Now, there are several ways to store objects that allows efficiently picking a sub-area. The easiest method is probably to divide the map into a grid; picking units in an area would involve selecting only the parts of the grid that is affected, and do a fine-grained coordinate check grid tiles that aren't 100% inside the area.
What I don't like about this approach is answering "How large should the grid tiles be?" Too large, and efficiency may become a real problem. Too small, and the grid takes up tons of memory if the game world is large enough (and can become ridiculous if the game is 3d). There may not even be a suitable golden mean.
The obvious solution to the above is to make a large grid with some kind of intelligent subdivision, like a pseudo tree-structure. And it is at this point I know for sure I am far into premature optimization. (Then there are proper dynamic quad/octrees, but that's even more complex to code and I'm not even confident it will perform any better.)
So my question is: Is there a standard solution to the above problem? Something, in the lines of an STL container, that can just store any object with a coordinate, and retreive a list of objects within a certain area? It doesn't have to be different than what I described above, as long as it's something that has been thought out and deemed "good enough" for a start.
Bonus points if there is an implementation of the algorithm in Python, but C would also do.
The first step to writing a practical program is accepting that choices for some constants come from real-world considerations and not transcendent mathematical truths. This especially applies to game design/world simulation type coding, where you'd never get anywhere if you persisted in trying to optimally model the real world. :-)
If your objects will all be of fairly uniform size, I would just choose a grid size proportional to the average object size, and go with that. It's the simplest - and keep in mind simplicity will buy you some speed even if you end up searching over a few more objects than absolutely necessary!
Things get a big harder if your objects vary greatly in size - for example if you're trying to use the same engine to deal with bullets, mice, humans, giant monsters, vehicles, asteroids, planets, etc. If that's the case, a common accepted (but ugly) approach is to have different 'modes' of play depending on the type of situation you're in. Short of that, one idea might be to use a large grid with a binary-tree subdivision of grid cells after they accumulate too many small objects.
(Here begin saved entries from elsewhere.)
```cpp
template <int PASS>
__global__ __launch_bounds__(SUP_THREADS) void suppress_rounds_kernel(const unsigned int *__restrict__ n_cands, unsigned int max_cands,
                                                                      const float *__restrict__ Rmax, size_t img_stride,
                                                                      unsigned long long *pend, unsigned long long *kmask, size_t mask_stride,
                                                                      levels_dev L, const unsigned int *__restrict__ level_first,
                                                                      unsigned int *turns, unsigned int *waiting, unsigned int *__restrict__ stats,
                                                                      int hooks)
{
    const unsigned int b = blockIdx.x, tid = threadIdx.x;
    const int level = (int)blockIdx.y + (PASS == 2 ? 1 : 0);
    const unsigned int m0 = waiting[(size_t)b * L.n + level];
    if (m0 == 0)
        return;
    const long long t_begin = stats ? (long long)wall_clock64() : 0;
    const unsigned int first = level_first[(size_t)b * (L.n + 1) + level];
    const level_info l = L.l[level], lo = L.l[PASS == 1 ? level : (PASS == 2 ? level - 1 : level + 1)];
    unsigned long long *Pm = pend + (size_t)b * mask_stride + l.sup_off, *W = kmask + (size_t)b * mask_stride + l.sup_off,
                       *Wo = kmask + (size_t)b * mask_stride + lo.sup_off;
    const float *R = Rmax + (size_t)b * img_stride + l.off, *Ro = Rmax + (size_t)b * img_stride + lo.off;
    const int diff = PASS == 2 ? 1 << (l.octave - lo.octave) : 1, shift = PASS == 3 ? lo.octave - l.octave : 0;
    const int box = PASS == 3 ? 2 * lo.sigma_size * (1 << shift) - 1 : 2 * l.sigma_size - 1;
    const int r = PASS == 1 ? l.sigma_size : (PASS == 2 ? l.sigma_size * diff : lo.sigma_size);
    __shared__ unsigned int s_list[2][SUP_LDS];
    __shared__ unsigned int s_n[2];
    unsigned int *spill0 = turns + (size_t)b * 2 * max_cands + first, *spill1 = spill0 + max_cands;
    const unsigned int in_lds = (hooks & 2) ? 64u : (unsigned int)SUP_LDS;
    auto get = [&](int which, unsigned int idx) { return idx < in_lds ? s_list[which][idx] : (which ? spill1 : spill0)[idx]; };
    auto put = [&](int which, unsigned int idx, unsigned int v) {
        if (idx < in_lds)
            s_list[which][idx] = v;
        else
            (which ? spill1 : spill0)[idx] = v;
    };
    for (unsigned int idx = tid; idx < min(m0, in_lds); idx += SUP_THREADS)
// ... 16 lines not shown
            if (!sup_pending(Pm, l, (int)(e & 0xffffu), (int)(e >> 16), box, (hooks & 1) != 0))
                put(cur, idx, e | SUP_READY);
        }
        __syncthreads();
        for (unsigned int idx = tid; idx < m; idx += SUP_THREADS)
        {
            const unsigned int e = get(cur, idx);
            if (!(e & SUP_READY))
            {
                put(cur ^ 1, atomicAdd(&s_n[cur ^ 1], 1u), e);
                continue;
            }
            const int x = (int)(e & 0xffffu), y = (int)((e & ~SUP_READY) >> 16);
            const size_t word = sup_word(l, x, y);
            const unsigned long long bit = sup_bit(x, y);
            const float response = R[(size_t)y * l.w + x];
            int fx = 0, fy = 0;
            if (PASS == 1)
            {
                bool keep = true;
                if (sup_first_set(W, l, x, y, r, &fx, &fy, (hooks & 1) != 0))
                {
                    if (response > R[(size_t)fy * l.w + fx])
                        atomicAnd(&W[sup_word(l, fx, fy)], ~sup_bit(fx, fy));
                    else
                        keep = false;
                }
                if (keep)
                    atomicOr(&W[word], bit);
            }
            else
            {
                const int px = PASS == 2 ? x * diff : x >> shift, py = PASS == 2 ? y * diff : y >> shift;
                if (sup_first_set(Wo, lo, px, py, r, &fx, &fy, (hooks & 1) != 0) && response > Ro[(size_t)fy * lo.w + fx])
                    atomicAnd(&Wo[sup_word(lo, fx, fy)], ~sup_bit(fx, fy));
            }
            atomicAnd(&Pm[word], ~bit);
        }
        __syncthreads();
        cur ^= 1;
    }
    if (tid == 0)
    {
        waiting[(size_t)b * L.n + level] = 0;
        if (stats)
        {
            unsigned int *o = stats + (((size_t)(PASS - 1) * gridDim.x + b) * L.n + level) * 3;
            o[0] = rounds, o[1] = (unsigned int)((long long)wall_clock64() - t_begin), o[2] = m0;
        }
// ... 932 lines not shown
    if (work_wh)
    {
        work_wh[0] = W;
        work_wh[1] = H;
    }
    for (uint32_t i = 0; i < n_images; i++)
        counts[i] = 0;
    if (n_images == 0)
        return OCHIP_OK;

    const int omax = 4, nsub = 4;
    const float soffset = 1.6f, dfactor = 1.5f, dthreshold = 0.00005f;
    levels_dev LV{};
    std::vector<std::vector<float>> tsteps;
    size_t img_stride = 0;
    int n_tiles = 0;
    size_t mask_stride = 0;
    size_t sup_stride = 0;
    {
        std::vector<float> etime;
        for (int i = 0; i < omax; i++)
        {
            const float rfactor = 1.0f / (float)(1 << i);
            const int lw = (int)(W * rfactor), lh = (int)(H * rfactor);
            if ((lw < 80 || lh < 40) && i != 0)
                break;
            for (int j = 0; j < nsub; j++)
            {
                level_info &l = LV.l[LV.n++];
                l.octave = i;
                l.w = lw;
                l.h = lh;
                l.esigma = soffset * std::pow(2.0f, (float)j / (float)nsub + (float)i);
                l.sigma_size = (int)std::lrintf(l.esigma * dfactor / (float)(1 << i));
                l.off = img_stride;
                img_stride += (size_t)lw * lh;
                l.tiles_x = (lw + BT_X - 1) / BT_X;
                l.tile_off = n_tiles;
                n_tiles += l.tiles_x * ((lh + DT_Y - 1) / DT_Y);
                l.mask_off = (int)mask_stride;
                mask_stride += (size_t)l.tiles_x * lh;
                l.sup_off = (int)sup_stride;
                l.sup_tx = (lw + 7) / 8;
                sup_stride += (size_t)l.sup_tx * ((lh + 7) / 8);
                etime.push_back(0.5f * (l.esigma * l.esigma));
            }
        }
        tsteps.resize(LV.n);
        for (int i = 1; i < LV.n; i++)
            tsteps[i] = fed_taus(etime[i] - etime[i - 1], 0.25f);
    }
// ... 5 lines not shown
    auto cleanup = [&]() {
        (void)ochip_stream_wait(ctx, st);
        for (auto &a : allocs)
            ochip_pool_put(ctx, a.first, a.second);
    };
    int rc = OCHIP_OK;
#define AK(call)                                                                                                       \
    do                                                                                                                 \
    {                                                                                                                  \
        if (rc == OCHIP_OK)                                                                                            \
            rc = (call);                                                                                               \
    } while (0)
    uint8_t *d_bgr = nullptr, *d_gray = nullptr;
    float *d_img = nullptr, *d_flow = nullptr, *d_ping = nullptr;
    float2 *d_Lxy = nullptr;
    float2 *d_Fit = nullptr;
    float *d_Lt = nullptr, *d_Rmax = nullptr, *d_kc = nullptr,
          *d_kp = nullptr;
    unsigned int *d_hmax = nullptr, *d_hist = nullptr, *d_ncand = nullptr, *d_pmax = nullptr;
    cand_t *d_cands = nullptr;
    unsigned char *d_dead = nullptr, *d_valid = nullptr;
    unsigned long long *d_desc = nullptr, *d_descc = nullptr;
    float *d_kpc = nullptr;
    unsigned int *d_counts = nullptr, *d_tile_counts = nullptr, *d_tile_base = nullptr, *d_tile_seq = nullptr;
    unsigned long long *d_mask = nullptr, *d_vmask = nullptr, *d_kmask = nullptr, *d_pmask = nullptr, *d_rmask = nullptr;
    unsigned int *d_found = nullptr;
    unsigned int *d_level_first = nullptr;
    unsigned int *d_turns = nullptr, *d_waiting = nullptr;
    unsigned int *d_wbase = nullptr, *d_live = nullptr, *d_nlive = nullptr;
    gather_tab *d_gtab = nullptr;
    const size_t src_px = (size_t)width * height;
    auto tiles = [&](int w, int h) { return dim3(8 * ((((w + BT_X - 1) / BT_X) * ((h + BT_Y - 1) / BT_Y) + 7) / 8), 1, B); };
    auto det_tiles = [&](int w, int h) { return dim3(8 * ((((w + BT_X - 1) / BT_X) * ((h + DT_Y - 1) / DT_Y) + 7) / 8), 1, B); };
    const dim3 tiles0 = tiles(W, H);
    const int n_tiles0 = ((W + BT_X - 1) / BT_X) * ((H + BT_Y - 1) / BT_Y);
    if (on_device)
        d_bgr = const_cast<uint8_t *>(images_bgr);
    else
        AK(up(ctx, allocs, &d_bgr, images_bgr, (size_t)B * src_px * 3));
    AK(up<uint8_t>(ctx, allocs, &d_gray, nullptr, (size_t)B * src_px + 4));
    AK(up<float>(ctx, allocs, &d_img, nullptr, (size_t)B * plane0));
    AK(up<float>(ctx, allocs, &d_flow, nullptr, (size_t)B * plane0));
    AK(up<float>(ctx, allocs, &d_ping, nullptr, (size_t)B * plane0));
    AK(up<unsigned int>(ctx, allocs, &d_pmax, nullptr, (size_t)B * n_tiles0));
    AK(up<float>(ctx, allocs, &d_Lt, nullptr, (size_t)B * img_stride));
    AK(up<float2>(ctx, allocs, &d_Lxy, nullptr, (size_t)B * img_stride));
    AK(up<float2>(ctx, allocs, &d_Fit, nullptr, (size_t)B * img_stride));
    AK(up<float>(ctx, allocs, &d_Rmax, nullptr, (size_t)B * img_stride));
    AK(up<float>(ctx, allocs, &d_kc, nullptr, B));
    AK(up<unsigned int>(ctx, allocs, &d_hmax, nullptr, B));
    AK(up<unsigned int>(ctx, allocs, &d_hist, nullptr, (size_t)B * 301));
    AK(up<unsigned int>(ctx, allocs, &d_ncand, nullptr, B));
    AK(up<cand_t>(ctx, allocs, &d_cands, nullptr, (size_t)B * max_cands));
    AK(up<unsigned char>(ctx, allocs, &d_dead, nullptr, (size_t)B * max_cands));
    AK(up<unsigned char>(ctx, allocs, &d_valid, nullptr, (size_t)B * max_cands));
    AK(up<float>(ctx, allocs, &d_kp, nullptr, (size_t)B * max_cands * 6));
    AK(up<unsigned long long>(ctx, allocs, &d_desc, nullptr, (size_t)B * max_cands * 8));
    AK(up<float>(ctx, allocs, &d_kpc, nullptr, (size_t)B * max_kp * 6));
    AK(up<unsigned long long>(ctx, allocs, &d_descc, nullptr, (size_t)B * max_kp * 8));
    AK(up<unsigned int>(ctx, allocs, &d_counts, nullptr, B));
    AK(up<unsigned int>(ctx, allocs, &d_tile_counts, nullptr, (size_t)B * n_tiles));
    AK(up<unsigned int>(ctx, allocs, &d_tile_base, nullptr, (size_t)B * n_tiles));
    AK(up<unsigned long long>(ctx, allocs, &d_mask, nullptr, (size_t)B * mask_stride));
// ... 386 lines not shown
            blur_args a{d_Lt + l.off, img_stride, (float *)(d_Lxy + l.off), nullptr, img_stride, l.w, l.h, nullptr, 0, nullptr, nullptr, 0};
            if (l.sigma_size == 2)
                hipLaunchKernelGGL((blur_fused_kernel<BLUR_DERIV, 2, 0>), tiles(l.w, l.h), dim3(256), 0, st, a, one);
            else if (l.sigma_size == 3)
                hipLaunchKernelGGL((blur_fused_kernel<BLUR_DERIV, 3, 0>), tiles(l.w, l.h), dim3(256), 0, st, a, one);
            else if (l.sigma_size == 4)
                hipLaunchKernelGGL((blur_fused_kernel<BLUR_DERIV, 4, 0>), tiles(l.w, l.h), dim3(256), 0, st, a, one);
            else
            {
                cleanup();
                return ochip_fail(ctx, OCHIP_EINVAL, "akaze: derivative scale %d outside 2..4", l.sigma_size);
            }
        }
        {
            const float2 *lxy = d_Lxy + l.off;
            float2 *ld = d_Fit + l.off;
            float *rm = d_Rmax + l.off;
            const float margin = (10.0f * std::sqrt(2.0f)) * (float)l.sigma_size;
            const int4 win = det_window(l);
            auto strip_grid = [&](int ow, int sh) {
                const int strips = ((l.w + ow - 1) / ow) * ((l.h + sh - 1) / sh);
                return dim3(8 * (((strips + 3) / 4 + 7) / 8), 1, B);
            };
            const bool det_strip = det_strips && strips_pay(l, force_det_strips);
            if (det_strip && l.sigma_size == 2)
                hipLaunchKernelGGL((det_strip_kernel<2>), strip_grid(det_strip_geom<2>::OW, det_strip_geom<2>::H), dim3(256), 0, st, lxy, img_stride, ld, rm, l.w,
                                   l.h, dthreshold, d_tile_counts, l.tile_off, n_tiles, win, d_mask + l.mask_off, mask_stride);
            else if (det_strip && l.sigma_size == 3)
                hipLaunchKernelGGL((det_strip_kernel<3>), strip_grid(det_strip_geom<3>::OW, det_strip_geom<3>::H), dim3(256), 0, st, lxy, img_stride, ld, rm, l.w,
                                   l.h, dthreshold, d_tile_counts, l.tile_off, n_tiles, win, d_mask + l.mask_off, mask_stride);
            else if (det_strip)
                hipLaunchKernelGGL((det_strip_kernel<4>), strip_grid(det_strip_geom<4>::OW, det_strip_geom<4>::H), dim3(256), 0, st, lxy, img_stride, ld, rm, l.w,
                                   l.h, dthreshold, d_tile_counts, l.tile_off, n_tiles, win, d_mask + l.mask_off, mask_stride);
            else if (l.sigma_size == 2)
                hipLaunchKernelGGL((det_maxima_kernel<2>), det_tiles(l.w, l.h), dim3(256), 0, st, lxy, img_stride, ld, rm, l.w,
                                   l.h, dthreshold, d_tile_counts, l.tile_off, n_tiles, margin, d_mask + l.mask_off, mask_stride);
            else if (l.sigma_size == 3)
                hipLaunchKernelGGL((det_maxima_kernel<3>), det_tiles(l.w, l.h), dim3(256), 0, st, lxy, img_stride, ld, rm, l.w,
                                   l.h, dthreshold, d_tile_counts, l.tile_off, n_tiles, margin, d_mask + l.mask_off, mask_stride);
            else
                hipLaunchKernelGGL((det_maxima_kernel<4>), det_tiles(l.w, l.h), dim3(256), 0, st, lxy, img_stride, ld, rm, l.w,
                                   l.h, dthreshold, d_tile_counts, l.tile_off, n_tiles, margin, d_mask + l.mask_off, mask_stride);
        }
    }
    if (const char *dump = std::getenv("OCHIP_DUMP_PLANES"))
    {
        std::vector<float> hl(img_stride), hx(2 * img_stride);
        OCHIP_HIP(ctx, ochip_stream_wait(ctx, st));
        OCHIP_HIP(ctx, hipMemcpy(hl.data(), d_Lt, img_stride * 4, hipMemcpyDeviceToHost));
        OCHIP_HIP(ctx, hipMemcpy(hx.data(), d_Lxy, img_stride * 8, hipMemcpyDeviceToHost));
        for (int which = 0; which < 2; which++)
            if (FILE *f = std::fopen((std::string(dump) + (which ? "_lxy.f32" : "_lt.f32")).c_str(), "wb"))
            {
                std::fwrite(which ? hx.data() : hl.data(), 4, which ? hx.size() : hl.size(), f);
                std::fclose(f);
            }
    }
    hipLaunchKernelGGL(scan_tiles_kernel, dim3(B), dim3(256), 0, st, (const unsigned int *)d_tile_counts,
                       (const unsigned int *)d_tile_seq, n_tiles, d_tile_base, d_ncand);
    hipLaunchKernelGGL(collect_tiles_kernel, dim3((n_tiles + 4 * COLLECT_TPW - 1) / (4 * COLLECT_TPW), 1, B), dim3(256), 0, st, (const float *)d_Rmax,
                       (const float2 *)d_Fit, img_stride,
                       (const unsigned long long *)d_mask, mask_stride, LV, (const unsigned int *)d_tile_base, n_tiles, d_cands,
                       max_cands, (const unsigned int *)d_tile_counts);
    std::vector<unsigned int> ncand(B);
    OCHIP_HIP(ctx, hipMemcpyAsync(ncand.data(), d_ncand, B * 4, hipMemcpyDeviceToHost, st));
    OCHIP_HIP(ctx, ochip_stream_wait(ctx, st));
    ctx->akaze_readbacks.fetch_add(1, std::memory_order_release);
    unsigned int max_n = 0;
    for (uint32_t b = 0; b < B; b++)
    {
        if (ncand[b] > max_cands)
        {
            cleanup();
            return ochip_fail(ctx, OCHIP_ENOMEM, "image %u has %u extrema candidates; raise max_kp (candidate capacity %u)", b,
                              ncand[b], max_cands);
        }
// ... 8 lines not shown
        unsigned int *d_sup_stats = nullptr;
        if (ochip_verbose("extract"))
        {
            AK(up<unsigned int>(ctx, allocs, &d_sup_stats, nullptr, (size_t)3 * B * LV.n * 3));
            OCHIP_HIP(ctx, hipMemsetAsync(d_sup_stats, 0, (size_t)3 * B * LV.n * 3 * 4, st));
        }
        OCHIP_HIP(ctx, hipMemsetAsync(d_kmask, 0, (size_t)B * sup_stride * 8, st));
        OCHIP_HIP(ctx, hipMemsetAsync(d_pmask, 0, (size_t)B * sup_stride * 8, st));
        OCHIP_HIP(ctx, hipMemsetAsync(d_waiting, 0, (size_t)B * LV.n * 4, st));
        hipLaunchKernelGGL(suppress_level_first_kernel, dim3(B), dim3(64), 0, st, (const unsigned int *)d_ncand, max_cands, LV,
                           (const unsigned int *)d_tile_base, (const unsigned int *)d_tile_seq, n_tiles, d_level_first);
        hipLaunchKernelGGL(suppress_tiles_kernel, dim3((unsigned int)((LV.l[0].tiles_x * ((LV.l[0].h + 7) / 8) + 255) / 256), LV.n, B),
                           dim3(256), 0, st, (const unsigned long long *)d_mask, mask_stride, d_rmask, sup_stride, LV);
#define SUP_PASS(PASS, LEVELS)                                                                                                                 \
    hipLaunchKernelGGL(suppress_round0_kernel<PASS>, per_cand, dim3(256), 0, st, (const cand_t *)d_cands, (const unsigned int *)d_ncand,       \
                       max_cands, (const float *)d_Rmax, img_stride, (const unsigned long long *)d_rmask, d_pmask, d_kmask, sup_stride, LV,    \
                       (const unsigned int *)d_level_first, d_turns, d_waiting, (const unsigned int *)d_found, sup_hooks);                     \
    hipLaunchKernelGGL(suppress_rounds_kernel<PASS>, dim3(B, (LEVELS)), dim3(SUP_THREADS), 0, st, (const unsigned int *)d_ncand, max_cands,    \
                       (const float *)d_Rmax, img_stride, d_pmask, d_kmask, sup_stride, LV, (const unsigned int *)d_level_first, d_turns,      \
                       d_waiting, d_sup_stats, sup_hooks)
#define SUP_WINDOWS(PASS)                                                                                                                      \
    OCHIP_HIP(ctx, hipMemsetAsync(d_rmask, 0, (size_t)B * sup_stride * 8, st));                                                                \
    hipLaunchKernelGGL(suppress_window_kernel<PASS>, per_cand, dim3(256), 0, st, (const cand_t *)d_cands, (const unsigned int *)d_ncand,       \
                       max_cands, (const unsigned long long *)d_kmask, d_rmask, sup_stride, LV, d_found, sup_hooks)
        SUP_PASS(1, LV.n);
        if (LV.n > 1)
        {
            SUP_WINDOWS(2);
            SUP_PASS(2, LV.n - 1);
            SUP_WINDOWS(3);
            SUP_PASS(3, LV.n - 1);
        }
#undef SUP_WINDOWS
        hipLaunchKernelGGL(suppress_dead_kernel, per_cand, dim3(256), 0, st, (const cand_t *)d_cands, (const unsigned int *)d_ncand,
// ... 84 lines not shown
```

One aside: if you're using floating point coordinates, you need to be careful with precision and rounding issues for your grid size, since points close to the origin have a lot more precision than those far away, which could lead to errors where grid cells miss some objects.
Here is a free book available online that will answer your question.
Specifically look at Chapter 18 on collision detection and intersection.
I don't know anything about games programming, but I would imagine (based on intuition and what I've read in the past) that a complete grid will get very inefficient for large spaces; you'll lose out in both storage, and also in time, because you'll melt the cache.
STL containers are fundamentally one-dimensional. Yes, things like set and map allow you to define arbitrary sort relationships, but it's still ordered in only one dimension. If you want to do better, you'll probably need to use a quad-tree, a kd-tree, or something like that.